TASK DETAILS>
From the first line of the records through the line containing "static_assert(!RS || (XRS", retype every line exactly and nothing else.

DATA RECORDS>
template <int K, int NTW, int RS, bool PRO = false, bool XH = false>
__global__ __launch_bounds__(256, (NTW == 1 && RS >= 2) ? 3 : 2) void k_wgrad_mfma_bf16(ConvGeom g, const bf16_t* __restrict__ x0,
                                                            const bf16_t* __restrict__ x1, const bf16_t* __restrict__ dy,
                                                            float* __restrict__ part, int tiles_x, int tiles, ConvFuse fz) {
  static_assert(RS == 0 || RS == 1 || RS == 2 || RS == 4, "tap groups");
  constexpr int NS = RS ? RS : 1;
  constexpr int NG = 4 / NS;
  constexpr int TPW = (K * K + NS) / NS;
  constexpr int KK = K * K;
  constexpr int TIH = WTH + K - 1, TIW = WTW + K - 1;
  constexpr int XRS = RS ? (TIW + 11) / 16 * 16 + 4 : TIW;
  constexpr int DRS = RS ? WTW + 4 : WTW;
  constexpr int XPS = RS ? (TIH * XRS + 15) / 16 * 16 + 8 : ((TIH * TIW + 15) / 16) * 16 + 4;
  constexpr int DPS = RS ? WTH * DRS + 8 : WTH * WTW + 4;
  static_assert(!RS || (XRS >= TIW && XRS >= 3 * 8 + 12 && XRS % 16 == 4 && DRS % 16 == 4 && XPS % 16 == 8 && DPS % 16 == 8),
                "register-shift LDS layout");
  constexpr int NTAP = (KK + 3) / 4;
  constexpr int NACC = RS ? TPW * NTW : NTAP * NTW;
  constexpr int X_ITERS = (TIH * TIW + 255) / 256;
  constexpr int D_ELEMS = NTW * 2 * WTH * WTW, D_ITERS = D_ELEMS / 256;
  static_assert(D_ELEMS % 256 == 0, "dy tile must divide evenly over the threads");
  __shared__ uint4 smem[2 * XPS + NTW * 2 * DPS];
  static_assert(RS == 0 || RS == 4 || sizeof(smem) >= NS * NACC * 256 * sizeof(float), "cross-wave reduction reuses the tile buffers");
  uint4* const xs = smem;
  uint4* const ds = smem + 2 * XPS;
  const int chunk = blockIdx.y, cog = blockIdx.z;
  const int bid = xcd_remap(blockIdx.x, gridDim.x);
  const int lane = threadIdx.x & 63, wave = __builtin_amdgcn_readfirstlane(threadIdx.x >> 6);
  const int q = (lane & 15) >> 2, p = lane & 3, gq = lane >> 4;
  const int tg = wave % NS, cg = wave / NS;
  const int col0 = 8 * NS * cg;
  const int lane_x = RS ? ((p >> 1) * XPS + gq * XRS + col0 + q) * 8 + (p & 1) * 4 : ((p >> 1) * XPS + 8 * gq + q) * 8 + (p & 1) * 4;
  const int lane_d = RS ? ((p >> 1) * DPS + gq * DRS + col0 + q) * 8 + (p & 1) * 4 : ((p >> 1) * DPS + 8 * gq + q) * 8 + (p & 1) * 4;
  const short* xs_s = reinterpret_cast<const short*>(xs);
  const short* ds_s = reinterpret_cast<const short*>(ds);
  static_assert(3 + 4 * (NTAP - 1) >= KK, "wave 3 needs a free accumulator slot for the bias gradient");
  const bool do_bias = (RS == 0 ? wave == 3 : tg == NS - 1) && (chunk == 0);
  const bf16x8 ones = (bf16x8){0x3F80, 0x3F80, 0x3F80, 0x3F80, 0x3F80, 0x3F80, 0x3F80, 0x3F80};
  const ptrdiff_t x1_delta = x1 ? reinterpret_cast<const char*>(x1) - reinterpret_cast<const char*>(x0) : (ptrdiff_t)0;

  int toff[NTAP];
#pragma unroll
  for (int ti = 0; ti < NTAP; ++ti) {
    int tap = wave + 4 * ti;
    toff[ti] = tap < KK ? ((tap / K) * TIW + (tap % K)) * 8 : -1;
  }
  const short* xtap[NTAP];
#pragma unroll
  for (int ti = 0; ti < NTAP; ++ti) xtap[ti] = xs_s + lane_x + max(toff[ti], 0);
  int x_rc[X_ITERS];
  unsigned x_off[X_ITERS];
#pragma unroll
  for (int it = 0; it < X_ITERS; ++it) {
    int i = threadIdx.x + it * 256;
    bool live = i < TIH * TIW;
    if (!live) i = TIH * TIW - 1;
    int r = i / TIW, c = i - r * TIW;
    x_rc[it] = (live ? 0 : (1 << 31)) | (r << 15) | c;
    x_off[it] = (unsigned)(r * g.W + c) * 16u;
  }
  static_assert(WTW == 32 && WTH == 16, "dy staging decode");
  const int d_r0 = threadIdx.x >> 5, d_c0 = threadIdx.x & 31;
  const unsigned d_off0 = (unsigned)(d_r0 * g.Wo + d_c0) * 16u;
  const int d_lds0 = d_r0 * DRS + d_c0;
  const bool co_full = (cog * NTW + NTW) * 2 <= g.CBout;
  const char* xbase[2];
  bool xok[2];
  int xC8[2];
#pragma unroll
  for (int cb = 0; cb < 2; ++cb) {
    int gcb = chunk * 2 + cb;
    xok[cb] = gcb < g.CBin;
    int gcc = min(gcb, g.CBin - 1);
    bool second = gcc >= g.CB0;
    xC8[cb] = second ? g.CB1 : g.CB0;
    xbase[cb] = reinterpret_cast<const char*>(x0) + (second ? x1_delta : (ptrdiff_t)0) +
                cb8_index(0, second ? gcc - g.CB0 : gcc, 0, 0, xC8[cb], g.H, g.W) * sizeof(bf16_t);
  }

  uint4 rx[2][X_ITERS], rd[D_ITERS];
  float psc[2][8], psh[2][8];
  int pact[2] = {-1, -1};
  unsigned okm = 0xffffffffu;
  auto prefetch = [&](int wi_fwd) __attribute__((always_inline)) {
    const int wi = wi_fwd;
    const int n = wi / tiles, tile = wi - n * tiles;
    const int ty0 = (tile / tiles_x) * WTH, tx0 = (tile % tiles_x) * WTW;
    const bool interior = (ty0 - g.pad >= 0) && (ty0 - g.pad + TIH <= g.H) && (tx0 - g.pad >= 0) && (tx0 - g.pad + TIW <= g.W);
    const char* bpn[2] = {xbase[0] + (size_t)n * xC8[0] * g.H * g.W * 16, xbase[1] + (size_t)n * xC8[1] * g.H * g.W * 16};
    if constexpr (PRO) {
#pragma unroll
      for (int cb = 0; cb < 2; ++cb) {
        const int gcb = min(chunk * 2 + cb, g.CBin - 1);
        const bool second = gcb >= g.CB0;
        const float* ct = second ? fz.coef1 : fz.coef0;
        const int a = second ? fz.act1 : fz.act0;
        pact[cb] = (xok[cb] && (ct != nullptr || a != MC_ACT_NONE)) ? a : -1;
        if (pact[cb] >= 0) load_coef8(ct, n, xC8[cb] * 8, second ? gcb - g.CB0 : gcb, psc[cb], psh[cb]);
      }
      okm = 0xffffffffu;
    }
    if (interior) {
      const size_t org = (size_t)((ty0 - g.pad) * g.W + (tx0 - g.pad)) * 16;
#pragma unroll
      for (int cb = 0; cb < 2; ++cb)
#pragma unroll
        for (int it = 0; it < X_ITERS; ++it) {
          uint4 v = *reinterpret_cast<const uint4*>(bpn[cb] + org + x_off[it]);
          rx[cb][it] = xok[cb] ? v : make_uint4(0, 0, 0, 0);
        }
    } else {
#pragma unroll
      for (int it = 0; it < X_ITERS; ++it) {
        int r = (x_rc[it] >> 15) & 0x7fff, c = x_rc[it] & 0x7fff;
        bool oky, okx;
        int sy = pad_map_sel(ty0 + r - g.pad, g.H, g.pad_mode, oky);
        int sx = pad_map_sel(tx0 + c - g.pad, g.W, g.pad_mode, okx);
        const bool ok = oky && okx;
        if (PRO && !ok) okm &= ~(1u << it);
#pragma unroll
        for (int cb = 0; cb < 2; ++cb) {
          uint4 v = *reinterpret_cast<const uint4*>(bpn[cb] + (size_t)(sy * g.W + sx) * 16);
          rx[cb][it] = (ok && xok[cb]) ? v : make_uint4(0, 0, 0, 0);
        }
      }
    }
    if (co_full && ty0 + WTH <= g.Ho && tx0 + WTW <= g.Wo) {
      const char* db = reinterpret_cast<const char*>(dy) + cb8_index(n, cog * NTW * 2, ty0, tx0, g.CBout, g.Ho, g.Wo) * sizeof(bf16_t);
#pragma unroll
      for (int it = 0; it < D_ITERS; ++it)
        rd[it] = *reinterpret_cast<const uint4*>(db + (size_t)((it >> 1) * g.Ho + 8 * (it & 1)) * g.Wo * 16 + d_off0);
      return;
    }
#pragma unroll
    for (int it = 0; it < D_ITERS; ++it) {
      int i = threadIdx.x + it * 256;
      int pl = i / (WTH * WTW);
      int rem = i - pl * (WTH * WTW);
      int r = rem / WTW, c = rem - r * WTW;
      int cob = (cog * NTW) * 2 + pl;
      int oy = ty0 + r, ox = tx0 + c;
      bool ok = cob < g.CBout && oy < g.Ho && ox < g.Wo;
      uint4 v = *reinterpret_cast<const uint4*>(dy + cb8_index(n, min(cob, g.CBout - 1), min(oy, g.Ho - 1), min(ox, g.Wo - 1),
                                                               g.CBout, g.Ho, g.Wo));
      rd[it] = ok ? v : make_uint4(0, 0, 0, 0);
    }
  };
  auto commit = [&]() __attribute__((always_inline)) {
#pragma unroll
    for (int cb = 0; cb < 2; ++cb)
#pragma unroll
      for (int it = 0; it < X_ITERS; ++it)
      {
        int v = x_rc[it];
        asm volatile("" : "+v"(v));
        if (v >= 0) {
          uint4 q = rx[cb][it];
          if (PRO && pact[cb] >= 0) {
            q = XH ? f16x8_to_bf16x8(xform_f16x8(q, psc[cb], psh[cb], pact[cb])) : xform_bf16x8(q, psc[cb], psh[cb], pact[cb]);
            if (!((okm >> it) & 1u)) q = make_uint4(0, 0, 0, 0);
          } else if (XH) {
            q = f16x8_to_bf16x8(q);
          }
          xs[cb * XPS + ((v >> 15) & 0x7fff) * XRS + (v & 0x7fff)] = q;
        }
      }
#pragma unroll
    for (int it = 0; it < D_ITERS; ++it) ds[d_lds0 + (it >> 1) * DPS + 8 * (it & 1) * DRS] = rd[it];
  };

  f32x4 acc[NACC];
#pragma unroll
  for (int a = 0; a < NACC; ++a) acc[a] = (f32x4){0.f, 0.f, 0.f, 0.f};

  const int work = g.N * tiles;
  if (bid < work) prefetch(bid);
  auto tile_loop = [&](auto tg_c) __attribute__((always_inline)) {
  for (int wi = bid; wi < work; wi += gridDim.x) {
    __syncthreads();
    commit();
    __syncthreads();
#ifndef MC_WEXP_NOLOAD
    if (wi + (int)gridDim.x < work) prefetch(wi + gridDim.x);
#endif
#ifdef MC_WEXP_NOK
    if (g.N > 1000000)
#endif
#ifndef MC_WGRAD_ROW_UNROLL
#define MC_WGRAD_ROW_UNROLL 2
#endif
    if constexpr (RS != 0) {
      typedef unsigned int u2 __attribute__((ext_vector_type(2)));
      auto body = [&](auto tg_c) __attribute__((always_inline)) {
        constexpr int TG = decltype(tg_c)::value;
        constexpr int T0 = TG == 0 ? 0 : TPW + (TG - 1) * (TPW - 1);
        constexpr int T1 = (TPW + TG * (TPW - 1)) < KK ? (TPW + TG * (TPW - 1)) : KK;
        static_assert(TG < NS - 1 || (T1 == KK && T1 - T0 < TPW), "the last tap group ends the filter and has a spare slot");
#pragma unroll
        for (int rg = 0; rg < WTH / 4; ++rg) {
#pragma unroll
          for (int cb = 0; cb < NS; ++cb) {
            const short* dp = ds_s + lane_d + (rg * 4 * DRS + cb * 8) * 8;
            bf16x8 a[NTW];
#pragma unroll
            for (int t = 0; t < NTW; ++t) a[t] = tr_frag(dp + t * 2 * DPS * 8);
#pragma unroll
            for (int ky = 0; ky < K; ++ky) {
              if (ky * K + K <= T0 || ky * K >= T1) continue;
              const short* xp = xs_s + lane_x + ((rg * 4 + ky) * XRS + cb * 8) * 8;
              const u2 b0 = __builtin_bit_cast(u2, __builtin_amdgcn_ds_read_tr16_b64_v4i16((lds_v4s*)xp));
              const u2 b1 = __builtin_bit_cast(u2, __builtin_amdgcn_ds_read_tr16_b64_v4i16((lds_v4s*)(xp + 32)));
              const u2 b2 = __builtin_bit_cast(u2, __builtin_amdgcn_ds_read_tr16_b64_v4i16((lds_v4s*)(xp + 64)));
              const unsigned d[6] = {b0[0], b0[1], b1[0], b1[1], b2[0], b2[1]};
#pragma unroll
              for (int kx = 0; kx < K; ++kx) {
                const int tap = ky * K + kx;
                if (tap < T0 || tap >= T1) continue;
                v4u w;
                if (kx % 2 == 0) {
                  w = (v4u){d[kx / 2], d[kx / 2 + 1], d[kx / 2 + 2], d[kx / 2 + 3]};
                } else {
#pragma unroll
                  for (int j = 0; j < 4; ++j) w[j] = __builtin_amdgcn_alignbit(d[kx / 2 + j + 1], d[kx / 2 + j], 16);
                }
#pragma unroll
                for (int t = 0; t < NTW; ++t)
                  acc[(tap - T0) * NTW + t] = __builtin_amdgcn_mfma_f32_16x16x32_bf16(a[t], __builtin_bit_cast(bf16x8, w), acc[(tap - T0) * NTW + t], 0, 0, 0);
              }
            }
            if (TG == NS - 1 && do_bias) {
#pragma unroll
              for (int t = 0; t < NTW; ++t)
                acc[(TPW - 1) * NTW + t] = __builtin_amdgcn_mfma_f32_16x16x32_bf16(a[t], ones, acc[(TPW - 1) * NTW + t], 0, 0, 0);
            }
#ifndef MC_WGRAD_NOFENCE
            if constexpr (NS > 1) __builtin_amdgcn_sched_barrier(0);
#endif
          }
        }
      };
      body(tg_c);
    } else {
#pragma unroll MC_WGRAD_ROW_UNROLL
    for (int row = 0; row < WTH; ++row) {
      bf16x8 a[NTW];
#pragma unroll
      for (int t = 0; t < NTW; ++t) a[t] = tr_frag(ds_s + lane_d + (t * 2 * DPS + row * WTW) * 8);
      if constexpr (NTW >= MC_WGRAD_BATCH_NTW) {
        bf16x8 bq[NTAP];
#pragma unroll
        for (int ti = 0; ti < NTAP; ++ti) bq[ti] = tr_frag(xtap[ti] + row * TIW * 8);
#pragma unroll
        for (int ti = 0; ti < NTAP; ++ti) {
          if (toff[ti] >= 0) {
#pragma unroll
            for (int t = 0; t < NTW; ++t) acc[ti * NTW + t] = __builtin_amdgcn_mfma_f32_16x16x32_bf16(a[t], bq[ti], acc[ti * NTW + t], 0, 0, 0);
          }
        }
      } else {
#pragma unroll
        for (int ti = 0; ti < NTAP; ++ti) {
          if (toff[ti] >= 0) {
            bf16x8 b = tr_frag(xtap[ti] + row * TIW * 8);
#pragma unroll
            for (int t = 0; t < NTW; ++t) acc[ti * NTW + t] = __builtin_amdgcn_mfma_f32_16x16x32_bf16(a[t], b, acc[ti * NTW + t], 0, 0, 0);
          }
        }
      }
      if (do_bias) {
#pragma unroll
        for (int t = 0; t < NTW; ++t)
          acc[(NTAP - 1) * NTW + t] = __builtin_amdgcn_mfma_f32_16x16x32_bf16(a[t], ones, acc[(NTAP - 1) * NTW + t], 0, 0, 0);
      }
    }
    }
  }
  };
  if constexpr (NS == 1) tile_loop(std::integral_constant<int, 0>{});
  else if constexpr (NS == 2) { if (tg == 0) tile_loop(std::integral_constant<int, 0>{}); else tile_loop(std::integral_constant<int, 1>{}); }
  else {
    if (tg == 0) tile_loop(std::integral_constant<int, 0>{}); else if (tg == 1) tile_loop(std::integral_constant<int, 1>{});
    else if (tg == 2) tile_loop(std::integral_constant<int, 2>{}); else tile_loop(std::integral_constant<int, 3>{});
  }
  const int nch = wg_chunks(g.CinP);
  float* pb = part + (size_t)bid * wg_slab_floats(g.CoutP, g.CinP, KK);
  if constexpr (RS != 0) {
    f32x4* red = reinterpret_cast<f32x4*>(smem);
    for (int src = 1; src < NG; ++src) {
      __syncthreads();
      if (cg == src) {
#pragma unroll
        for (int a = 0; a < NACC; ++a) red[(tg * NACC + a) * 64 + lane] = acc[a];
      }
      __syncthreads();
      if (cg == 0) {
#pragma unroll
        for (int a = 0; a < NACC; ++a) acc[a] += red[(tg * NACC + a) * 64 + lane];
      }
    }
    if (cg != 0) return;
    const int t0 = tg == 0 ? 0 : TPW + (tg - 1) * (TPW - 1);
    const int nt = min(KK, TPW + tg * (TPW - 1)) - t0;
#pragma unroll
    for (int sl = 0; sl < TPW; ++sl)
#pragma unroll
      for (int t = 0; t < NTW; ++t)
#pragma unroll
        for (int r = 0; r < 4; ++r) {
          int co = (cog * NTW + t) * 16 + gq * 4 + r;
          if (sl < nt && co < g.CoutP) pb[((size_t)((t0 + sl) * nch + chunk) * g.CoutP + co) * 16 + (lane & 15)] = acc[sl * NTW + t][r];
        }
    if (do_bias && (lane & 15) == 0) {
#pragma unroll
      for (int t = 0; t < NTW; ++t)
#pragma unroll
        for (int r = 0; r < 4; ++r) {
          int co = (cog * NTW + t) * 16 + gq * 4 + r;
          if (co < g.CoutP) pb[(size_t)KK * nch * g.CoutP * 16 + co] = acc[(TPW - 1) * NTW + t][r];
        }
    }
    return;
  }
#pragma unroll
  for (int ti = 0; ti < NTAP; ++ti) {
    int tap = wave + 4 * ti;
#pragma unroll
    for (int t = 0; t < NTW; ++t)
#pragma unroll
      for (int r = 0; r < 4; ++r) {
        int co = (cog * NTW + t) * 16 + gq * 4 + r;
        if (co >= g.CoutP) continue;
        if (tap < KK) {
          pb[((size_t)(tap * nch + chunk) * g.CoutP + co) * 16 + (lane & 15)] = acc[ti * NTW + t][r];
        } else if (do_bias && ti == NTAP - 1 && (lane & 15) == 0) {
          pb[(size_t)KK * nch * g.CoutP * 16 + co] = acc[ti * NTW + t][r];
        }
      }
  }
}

SOLUTION TO THIS EXERCISE>
template <int K, int NTW, int RS, bool PRO = false, bool XH = false>
__global__ __launch_bounds__(256, (NTW == 1 && RS >= 2) ? 3 : 2) void k_wgrad_mfma_bf16(ConvGeom g, const bf16_t* __restrict__ x0,
                                                            const bf16_t* __restrict__ x1, const bf16_t* __restrict__ dy,
                                                            float* __restrict__ part, int tiles_x, int tiles, ConvFuse fz) {
  static_assert(RS == 0 || RS == 1 || RS == 2 || RS == 4, "tap groups");
  constexpr int NS = RS ? RS : 1;
  constexpr int NG = 4 / NS;
  constexpr int TPW = (K * K + NS) / NS;
  constexpr int KK = K * K;
  constexpr int TIH = WTH + K - 1, TIW = WTW + K - 1;
  constexpr int XRS = RS ? (TIW + 11) / 16 * 16 + 4 : TIW;
  constexpr int DRS = RS ? WTW + 4 : WTW;
  constexpr int XPS = RS ? (TIH * XRS + 15) / 16 * 16 + 8 : ((TIH * TIW + 15) / 16) * 16 + 4;
  constexpr int DPS = RS ? WTH * DRS + 8 : WTH * WTW + 4;
  static_assert(!RS || (XRS >= TIW && XRS >= 3 * 8 + 12 && XRS % 16 == 4 && DRS % 16 == 4 && XPS % 16 == 8 && DPS % 16 == 8),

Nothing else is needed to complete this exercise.